_Data provided_
## Derive pruned kernel maps from superset maps instead of rebuilding via hashing

After top-k pruning in the generative up blocks, the kernel maps for the pruned coordinate set are now built by gathering rows from the already-built superset neighbor map and remapping indices. The offset counts are computed in the same kernel and passed to the execution-order sort, so it skips its separate counting pass. The hash table build for adopted maps moves onto the prefetch side stream. On the last stage in inference the unused Q upsample is skipped. This removes repeated hash lookups per pruned level, at the cost of extra index buffers and more complex cross-stream handoffs.

```diff
diff --git a/include/pcc_hip.h b/include/pcc_hip.h
--- a/include/pcc_hip.h
+++ b/include/pcc_hip.h
@@ -63,12 +63,19 @@
                    int32_t sign, int32_t* nbr, uint32_t* row_mask, int64_t* pair_count,
                    void* stream);
 
+int pcc_kernel_map_from_superset(const int32_t* nbr_sup, int64_t n_sup, const int32_t* old_index,
+                                 const int32_t* new_index, int64_t n_sub, int32_t K, int32_t remap, int32_t* nbr_sub,
+                                 uint32_t* row_mask, uint32_t* offset_counts, void* stream);
+
 int pcc_pair_count(const uint32_t* row_mask, int64_t n_out, int64_t* pair_count, void* stream);
 
 int64_t pcc_order_scratch_bytes(int64_t n);
 int pcc_order_rows_by_mask(const uint32_t* row_mask, const int32_t* coords, int64_t n,
                            int32_t block_log2, int32_t tensor_stride, int32_t* order, uint32_t* group_mask32,
                            void* scratch, int64_t scratch_bytes, void* stream);
+int pcc_order_rows_by_mask_counts(const uint32_t* row_mask, const int32_t* coords, int64_t n,
+                                  int32_t block_log2, int32_t tensor_stride, int32_t* order, uint32_t* group_mask32,
+                                  void* scratch, int64_t scratch_bytes, const uint32_t* offset_counts, void* stream);
 int pcc_permute_map_rows(const int32_t* nbr, const int32_t* order, int64_t n, int32_t K, int32_t* nbr_sorted, void* stream);
 
 int64_t pcc_small_map_max(void);
@@ -128,6 +135,9 @@
 int pcc_compact_rows(const uint8_t* mask, int64_t n, const int32_t* coords, int32_t* out_coords,
                      const float* feats, int32_t c, float* out_feats, int32_t* new_index,
                      int32_t* scratch, int64_t* out_count, void* stream);
+int pcc_compact_rows_index(const uint8_t* mask, int64_t n, const int32_t* coords, int32_t* out_coords,
+                           const float* feats, int32_t c, float* out_feats, int32_t* new_index, int32_t* old_index,
+                           int32_t* scratch, int64_t* out_count, void* stream);
 
 int64_t pcc_topk_state_elems(int32_t nbatch);
 int pcc_topk_mask(const float* logits, int32_t ld, const int32_t* coords, int64_t n, int32_t nbatch,
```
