@@ -441,7 +453,13 @@
   g.A = X; g.lda = ldx; g.B = Wt; g.ldb = ldw; g.transB = 1;
   g.C = out; g.ldc = ldo; g.c_dtype = SAT_F32;
   g.add1 = add1; g.ld_add1 = ld_add1; g.add1_dtype = SAT_F32;
-  return sat_gemm_launch(g, s);
+  return g;
+}
+int dgrad_launch(const Ctx& c, int M, int N, int K, const void* X, long ldx, const void* Wt, long ldw, float* out,
+                 long ldo, hipStream_t s, const float* add1 = nullptr, long ld_add1 = 0, int splits = 0,
+                 long split_stride = 0, int a_tail = 0, const SplitWS* sw = nullptr) {
+  return sat_gemm_launch(dgrad_gemm(c, M, N, K, X, ldx, Wt, ldw, out, ldo, add1, ld_add1, splits, split_stride, a_tail,
+                                    sw), s);
 }
 
 int bwd_ggemm(const Ctx& c, const WS& w, const Splits& sp, int t, hipStream_t s) {
@@ -875,6 +893,15 @@
   const SatZeroSeg tickets_ph1{(float*)w.gtickets, 1, 8L * kSatSplitTickets, 8L * kSatSplitTickets};
   const SatZeroSeg tickets_ph2{(float*)w.gtickets + 8L * kSatSplitTickets, 1, 8L * kSatSplitTickets,
                                8L * kSatSplitTickets};
+  unsigned* const group_tickets = w.gtickets ? w.gtickets + (long)kTicketBlocks * kSatSplitTickets : nullptr;
+  const SatZeroSeg gtickets_ph1{(float*)group_tickets, 1, kSatGroupTickets, kSatGroupTickets};
+  const SatZeroSeg gtickets_ph2{(float*)group_tickets + kSatGroupTickets, 1, kSatGroupTickets, kSatGroupTickets};
+  auto group = [&](int k, const SatGemm* gs, int n) {
+    return sat_gemm_group_launch(gs, nullptr, n, w.ggroup, (long)w.ggroup_bytes,
+                                 group_tickets ? group_tickets + (long)k * kSatGroupTickets : nullptr,
+                                 kSatGroupTickets, s, 1);
+  };
+  const bool grouping = w.ggroup_bytes > 0 && sat_policy().split_gemm != 4;
   auto wgs = [&](int blk, int M, int N, int K, const void* X, long ldx, const void* Y, long ldy, float* out, long ldo,
                  int a_tail = 0) {
     SatGemm g = wg(M, N, K, X, ldx, Y, ldy, out, ldo, a_tail);
@@ -891,6 +918,10 @@
   auto dgrad = [&](int blk, int M, int N, int K, const void* X, long ldx, const void* Wt, long ldw, float* out,
                    long ldo, const float* add1 = nullptr, long ld_add1 = 0) {
     return dgrad_launch(c, M, N, K, X, ldx, Wt, ldw, out, ldo, s, add1, ld_add1, 0, 0, 0, &sws[blk]);
+  };
+  auto dgg = [&](int blk, int M, int N, int K, const void* X, long ldx, const void* Wt, long ldw, float* out, long ldo,
+                 const float* add1 = nullptr, long ld_add1 = 0, int a_tail = 0) {
+    return dgrad_gemm(c, M, N, K, X, ldx, Wt, ldw, out, ldo, add1, ld_add1, 0, 0, a_tail, &sws[blk]);
   };
   auto colsum = [&](const void* X, int dt, long ld, int rows, int N, float* out, float* out2 = nullptr,
                     int cols_readable = 0) {
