template<class T, class Tp, class X, bool EMIT, class SB, int CFM = 0, class KEEP = NoKeep, bool GEN = false, bool DYN = true>
JM_DEV void quad_eval(CPtr<T> P, const LimbTable<T> & LT, const BatchArgs<T> & A, unsigned r, int k, const QIdx<Tp> & ix,
                      const SB & S_, const T * qb, const T * vb_, const T * ql, const T * vl_,
                      bool sensors, T * ddqb, T * ddq, int & status, const QExtra<T, Tp> * ex = nullptr, KEEP * keep = nullptr,
                      TrunkStore<T, Tp> * ts_out = nullptr, T te = T(0))
{
    (void)te;
    using RW = QRows<Tp>;
    auto vlq = [&](int s) -> T { if constexpr (RW::LONG) return S_.getl(RW::KVL + s); else return vl_[s]; };
    auto vbq = [&](int i) -> T { if constexpr (RW::LONG) return S_.getb(RW::KVB + i); else return vb_[i]; };
    auto cmdlq = [&](int s) -> T { return S_.getl(RW::CMDL + s); };
    auto cmdbq = [&](int t) -> T { return S_.getb(RW::CMDB + t); };
    constexpr bool emit = EMIT;
    using L = Layout<Tp>;
    using Q = QLayout<Tp>;
    using I = QInfo<Tp>;
    constexpr int N = Tp::QN, NT = Tp::QT;
    constexpr int FL = Tp::motor_flags[0];
    const unsigned B32 = (unsigned)A.B;
    unsigned r32 = r;
    JM_OPAQUE(r32);
    unsigned Bg = B32, rg = r32;
    if constexpr (GEN)
        if (A.lane_map) { rg = (unsigned)A.lane_map[r32]; Bg = (unsigned)A.B_full; }
    const bool lead = (k == 0);
    const bool emit_sens = emit && sensors;
    const bool want_energy = emit && A.energy;
    if constexpr (Tp::QHAS_ENC)
        if (emit_sens && A.encoder)
        {
            static_for<0, N>([&](auto sc) {
                constexpr int s = decltype(sc)::value;
                const int si = sel4(k, Tp::limb_enc[0][s], Tp::limb_enc[1][s], Tp::limb_enc[2][s], Tp::limb_enc[3][s]);
                T pos = ql[s], vel = vlq(s);
                if constexpr (Tp::QENC_SIDE == 0)
                {
                    const T red = LT(s * Q::QJ + Q::J_ENC);
                    pos *= red;
                    vel *= red;
                }
                if (ix.has[s])
                {
                    A.encoder[(unsigned)(2 * si) * B32 + r32] = pos;
                    A.encoder[(unsigned)(2 * si + 1) * B32 + r32] = vel;
                }
            });
            if (lead)
                static_for<1, NT>([&](auto tc) {
                    constexpr int t = decltype(tc)::value;
                    constexpr int si = Tp::trunk_enc[t];
                    T pos = qb[6 + t], vel = vbq(5 + t);
                    if constexpr (Tp::QENC_SIDE == 0) { pos *= P[L::ENC + si]; vel *= P[L::ENC + si]; }
                    A.encoder[(unsigned)(2 * si) * B32 + r32] = pos;
                    A.encoder[(unsigned)(2 * si + 1) * B32 + r32] = vel;
                });
        }
    const M3<T> R1 = quat_to_matrix(qb[3], qb[4], qb[5], qb[6]);
    const V3<T> p1 = {qb[0], qb[1], qb[2]};
    V3<T> p1g = p1;
    if constexpr (GEN)
        if (A.ground_off) { p1g.x += A.ground_off[rg]; p1g.y += A.ground_off[Bg + rg]; }
    const V3<T> g = ld_v3<T>(P, L::OPT), gw = ld_v3<T>(P, L::OPT + 3);
    const Sp<T> v1 = {{vb_[0], vb_[1], vb_[2]}, {vb_[3], vb_[4], vb_[5]}};
    const Sp<T> agf1 = actinv_motion(SE3<T>{R1, p1}, Sp<T>{-g, -gw});
    TrunkStore<T, Tp> TS;
#ifdef JM_HOST_EMU
    std::memset(&TS, 0xFF, sizeof(TS));
#endif
    SE3<T> Xatt;
    Sp<T> vatt;
    using MA = std::conditional_t<GEN, ModelLane<T>, NoModelLane>;
    MA ma;
    if constexpr (GEN) ma = ModelLane<T>{A.model_lane, Bg, rg};
    auto limb_joint_of = [&](auto sc) {
        constexpr int s = decltype(sc)::value;
        return sel4(k, Tp::limb_joint[0][s], Tp::limb_joint[1][s], Tp::limb_joint[2][s], Tp::limb_joint[3][s]);
    };
    (void)limb_joint_of;
    trunk_fk_store<T, Tp, X, MA>(P, k, ix, qb, vb_, TS, Xatt, vatt, status, ma);
    constexpr bool UNWIND = QRows<Tp>::LONG || !DYN;
    constexpr bool REWIND = UNWIND;
    M3<T> Rs[UNWIND ? 1 : N];
    V3<T> ps[N];
    T cq[UNWIND ? N : 1], sq[UNWIND ? N : 1];
    M3<T> Rtip;
    V3<T> ptip;
    Sp<T> vtip;
    if constexpr (UNWIND) limb_fk_tip<T, Tp, MA>(LT, Xatt, vatt, ql, vl_, cq, sq, Rtip, ptip, vtip, status, ma, k);
    else
    {
        limb_fk<T, Tp, MA>(LT, ix, Xatt, vatt, ql, vl_, Rs, ps, vtip, status, ma, k);
        Rtip = Rs[N - 1]; ptip = ps[N - 1];
    }
// ... 367 lines not shown
                        const Sp<T> vf = actinv_motion(fr, vj);
                        Sp<T> af = actinv_motion(fr, aj);
                        af.l = af.l + cross(vf.a, vf.l);
                        const V3<T> acc3 = af.l - tmul(fr.R, gj);
                        put6(A.imu, B32, r32, 6 * s, Sp<T>{vf.a, acc3});
                    }
                });
    };
    imu_at(std::integral_constant<int, 0>{}, SE3<T>{ident3<T>(), zero3<T>()}, v1r, at0);
    Sp<T> ap = at0;
    Sp<T> vp = v1r;
    M3<T> Rw = ident3<T>();
    V3<T> pw = zero3<T>();
    Sp<T> atst[TrunkStore<T, Tp>::SLOTS];
    {
        Sp<T> aprev = at0;
        static_for<1, NT>([&](auto tc) {
            constexpr int t = decltype(tc)::value;
            constexpr int tp = Tp::trunk_parent[t];
            SE3<T> Xt;
            Sp<T> vt, Ut;
            T di, uj;
            TS.template get_kin<t, X>(Xt, vt);
            if constexpr (DYN) TS.template get_aba<t, X>(Ut, di, uj);
            const Sp<T> S = trunk_S_at<T, Tp, t>(P, Xt);
            const Sp<T> vj = vbq(5 + t) * S;
            Sp<T> apar;
            if constexpr (tp == 0) apar = at0;
            else if constexpr (tp == t - 1) apar = aprev;
            else apar = qbcast<T, X, TrunkStore<T, Tp>::template lane<tp>()>(atst[TrunkStore<T, Tp>::template slot<tp>()]);
            const Sp<T> ag = apar + cross_mm(vt - vj, vj);
            T dd;
            if constexpr (DYN) { dd = di * (uj - dot6(Ut, ag)); ddqb[5 + t] = dd; }
            else dd = ddqb[5 + t];
            const Sp<T> att = ag + dd * S;
            if (TrunkStore<T, Tp>::template first_fwd<t>() || k == TrunkStore<T, Tp>::template lane<t>())
                atst[TrunkStore<T, Tp>::template slot<t>()] = att;
            aprev = att;
            if constexpr (I::limb_at(t))
                if (ix.attach == t)
                {
                    ap = att; vp = vt;
                    if constexpr (REWIND) { Rw = Xt.R; pw = Xt.p; }
                }
            imu_at(tc, Xt, vt, att);
        });
    }
    if constexpr (DYN)
    static_for<0, N>([&](auto sc) {
        constexpr int s = decltype(sc)::value;
        if constexpr (KEEP_SC)
        {
            const Sp<T> ag = ap + cs[s];
            const T dd = ix.has[s] ? dinv[s] * (u[s] - dot6(Us[s], ag)) : T(0);
            ddq[s] = dd;
            ap = ag + dd * Ss[s];
        }
        else
        {
            V3<T> a_s, p_s;
            if constexpr (REWIND)
            {
                limb_rewind<T, Tp, s, MA>(LT, cq[s], sq[s], Rw, pw, a_s, ma, k);
                p_s = pw;
            }
            else { a_s = as[s]; p_s = ps[s]; }
            const Sp<T> S = {cross(p_s, a_s), a_s};
            const Sp<T> vj = vlq(s) * S;
            const Sp<T> ag = ap + cross_mm(vp, vj);
            const T dd = ix.has[s] ? dinv[s] * (u[s] - dot6(Us[s], ag)) : T(0);
            ddq[s] = dd;
            ap = ag + dd * S;
            vp = vp + vj;
        }
    });
    if constexpr (!DYN && EMIT)
    {
        bool applied_out = false;
        if constexpr (GEN) applied_out = A.applied_k > 0 && A.f_external;
        const bool want_rnea = A.joint_forces || A.centroidal;
        if (want_energy || want_rnea || applied_out)
        {
            const bool has_gw = gw.x != T(0) || gw.y != T(0) || gw.z != T(0);
            Sp<T> acur = ap;
            {
                Sp<T> vrun = vp;
                static_for<0, N>([&](auto sc) {
                    constexpr int s = decltype(sc)::value;
                    V3<T> a_s, p_s;
                    if constexpr (REWIND)
                    {
                        limb_rewind<T, Tp, s, MA>(LT, cq[s], sq[s], Rw, pw, a_s, ma, k);
                        p_s = pw;
                    }
                    else { a_s = limb_axis_root<T, Tp, s>(LT, Rs[s]); p_s = ps[s]; }
                    const Sp<T> S = {cross(p_s, a_s), a_s};
                    const Sp<T> vj = vlq(s) * S;
                    acur = acur + cross_mm(vrun, vj) + ddq[s] * S;
                    vrun = vrun + vj;
                });
            }
            Sp<T> hs = zero6<T>(), fjs = zero6<T>(), fxs = fext, Gs = zero6<T>();
            T ms = T(0), ekin = T(0), erot = T(0);
            V3<T> mcs = zero3<T>();
            {
                Sp<T> vcur = vtip;
                M3<T> Rcur = Rtip;
                V3<T> pcur = ptip;
                static_rfor<0, N>([&](auto sc) {
                    constexpr int s = decltype(sc)::value;
                    constexpr int o = s * Q::QJ;
                    if constexpr (!UNWIND) { Rcur = Rs[s]; pcur = ps[s]; }
                    const RBI<T> Y = rbi_placed(Rcur, pcur, ma.rbi(GEN ? limb_joint_of(sc) : 0, LT.rbi(o + Q::J_RBI)));
                    const V3<T> a = limb_axis_root<T, Tp, s>(LT, Rcur);
                    const Sp<T> S = {cross(pcur, a), a};
                    const Sp<T> h = rbi_mul(Y, vcur);
                    hs = hs + h;
                    fjs = fjs + cross_mf(vcur, h) + rbi_mul(Y, acur);
                    if (has_gw) Gs = Gs + rbi_mul(Y, agf1);
                    if constexpr (s == N - 1) fjs = fjs - fext;
                    if constexpr (GEN)
                        if (A.applied_k > 0)
                        {
                            const Sp<T> w = applied_wrench_on(A, limb_joint_of(sc), R1, Rcur, pcur, Bg, rg, te);
                            fjs = fjs - w;
                            fxs = fxs + w;
                            if (applied_out && ix.has[s]) add6(A.f_external, B32, r32, 6u * (unsigned)limb_joint_of(sc), wrench_to_joint(Rcur, pcur, w));
                        }
                    ms += Y.m;
                    mcs = mcs + Y.m * Y.c;
                    ekin += dot6(vcur, h);
                    erot += LT(o + Q::J_ROTOR) * vlq(s) * vlq(s);
                    if (A.joint_forces && ix.has[s])
                        put6(A.joint_forces, B32, r32, 6 * (unsigned)limb_joint_of(sc), actinv_force(SE3<T>{Rcur, pcur}, fjs));
                    const Sp<T> vj = vlq(s) * S;
                    vcur = vcur - vj;
                    acur = acur - cross_mm(vcur, vj) - ddq[s] * S;
                    if constexpr (UNWIND && s > 0) limb_unwind<T, Tp, s, MA>(LT, cq[s], sq[s], Rcur, pcur, ma, k);
                });
            }
            Sp<T> htot = quad_sum6<T, X>(hs), fxtot = quad_sum6<T, X>(fxs), Gtot = zero6<T>();
            if (has_gw) Gtot = quad_sum6<T, X>(Gs);
            T mtot = X::quad_sum(ms);
            V3<T> mctot = {X::quad_sum(mcs.x), X::quad_sum(mcs.y), X::quad_sum(mcs.z)};
            ekin = X::quad_sum(ekin); erot = X::quad_sum(erot);
            Sp<T> fjT[NT];
            static_for<0, NT>([&](auto tc) {
                constexpr int t = decltype(tc)::value;
                if constexpr (I::limb_at(t))
                {
                    if constexpr (I::uniform_attach) fjT[t] = quad_sum6<T, X>(fjs);
                    else fjT[t] = quad_sum6<T, X>(mask6(ix.attach == t, fjs));
                }
                else fjT[t] = zero6<T>();
            });
            static_rfor<0, NT>([&](auto tc) {
                constexpr int t = decltype(tc)::value;
                constexpr int j = Tp::trunk_joint[t];
                SE3<T> Xt = {ident3<T>(), zero3<T>()};
                Sp<T> vt = v1r, att = at0;
                RBI<T> Y = ma.rbi(j, ld_rbi<T>(P, L::JOINT + j * L::JSTRIDE + 12));
                if constexpr (t > 0)
                {
                    TS.template get_kin<t, X>(Xt, vt);
                    att = qbcast<T, X, TrunkStore<T, Tp>::template lane<t>()>(atst[TrunkStore<T, Tp>::template slot<t>()]);
                    Y = rbi_placed(Xt.R, Xt.p, Y);
                }
                const Sp<T> h = rbi_mul(Y, vt);
                htot = htot + h;
                fjT[t] = fjT[t] + cross_mf(vt, h) + rbi_mul(Y, att);
                if (has_gw) Gtot = Gtot + rbi_mul(Y, agf1);
                if constexpr (GEN)
                    if (A.applied_k > 0)
                    {
                        Sp<T> w;
                        if constexpr (t == 0) w = applied_root_wrench(A, R1, Bg, rg, te);
                        else
                        {
                            w = applied_wrench_on(A, j, R1, Xt.R, Xt.p, Bg, rg, te);
                            if (applied_out && lead) put6(A.f_external, B32, r32, 6 * j, wrench_to_joint(Xt.R, Xt.p, w));
                        }
                        fjT[t] = fjT[t] - w;
                        fxtot = fxtot + w;
                    }
                mtot += Y.m;
                mctot = mctot + Y.m * Y.c;
                ekin += dot6(vt, h);
                if constexpr (t > 0) erot += P[L::ROTOR + Tp::idx_v[j]] * vbq(5 + t) * vbq(5 + t);
                if (A.joint_forces && lead)
                {
                    if constexpr (t > 0) put6(A.joint_forces, B32, r32, 6 * j, actinv_force(Xt, fjT[t]));
                    else put6(A.joint_forces, B32, r32, 6 * j, fjT[t]);
                }
                if constexpr (t > 0) fjT[Tp::trunk_parent[t]] = fjT[Tp::trunk_parent[t]] + fjT[t];
            });
            if (lead)
            {
                if (A.joint_forces) put6(A.joint_forces, B32, r32, 0, zero6<T>());
                if (want_energy)
                {
#pragma unroll
                    for (int i = 0; i < 6; ++i) erot += P[L::ROTOR + Tp::idx_v[1] + i] * vb_[i] * vb_[i];
                    A.energy[r32] = T(0.5) * ekin + T(0.5) * erot;
                    A.energy[B32 + r32] = -(dot(R1 * mctot, g) + mtot * dot(p1, g));
                }
                if (A.centroidal)
                {
                    if (!has_gw) Gtot = {mtot * agf1.l, cross(mctot, agf1.l)};
                    const Sp<T> fBtot = fjT[0] + fxtot - Gtot;
                    const SE3<T> M1 = {R1, p1};
                    const V3<T> c1 = rcp_(mtot) * mctot;
                    const V3<T> com0 = R1 * c1 + p1;
                    Sp<T> hg = act_force(M1, htot), dhg = act_force(M1, fBtot);
                    hg.a = hg.a + cross(hg.l, com0);
                    dhg.a = dhg.a + cross(dhg.l, com0);
                    A.centroidal[r32] = com0.x; A.centroidal[B32 + r32] = com0.y; A.centroidal[2 * B32 + r32] = com0.z;
                    put6(A.centroidal, B32, r32, 3, hg);
                    put6(A.centroidal, B32, r32, 9, dhg);
                }
            }
        }
    }
    if constexpr (KEEP::ON)
    {
        keep->atip = ap;
        if (ts_out) *ts_out = TS;
    }
    if constexpr (DYN)
    {
        bool bad = false;
        static_for<0, I::NVB>([&](auto ic) { bad |= (ddqb[decltype(ic)::value] != ddqb[decltype(ic)::value]); });
        static_for<0, N>([&](auto sc) { bad |= ix.has[decltype(sc)::value] && (ddq[decltype(sc)::value] != ddq[decltype(sc)::value]); });
        if (bad) status |= JM_LANE_NAN;
    }
}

_Work task_
Only lines with the word "ptip" are needed. Copy them from the preceding records.

_Solution to the exercise_
    V3<T> ptip;
    if constexpr (UNWIND) limb_fk_tip<T, Tp, MA>(LT, Xatt, vatt, ql, vl_, cq, sq, Rtip, ptip, vtip, status, ma, k);
        Rtip = Rs[N - 1]; ptip = ps[N - 1];
                V3<T> pcur = ptip;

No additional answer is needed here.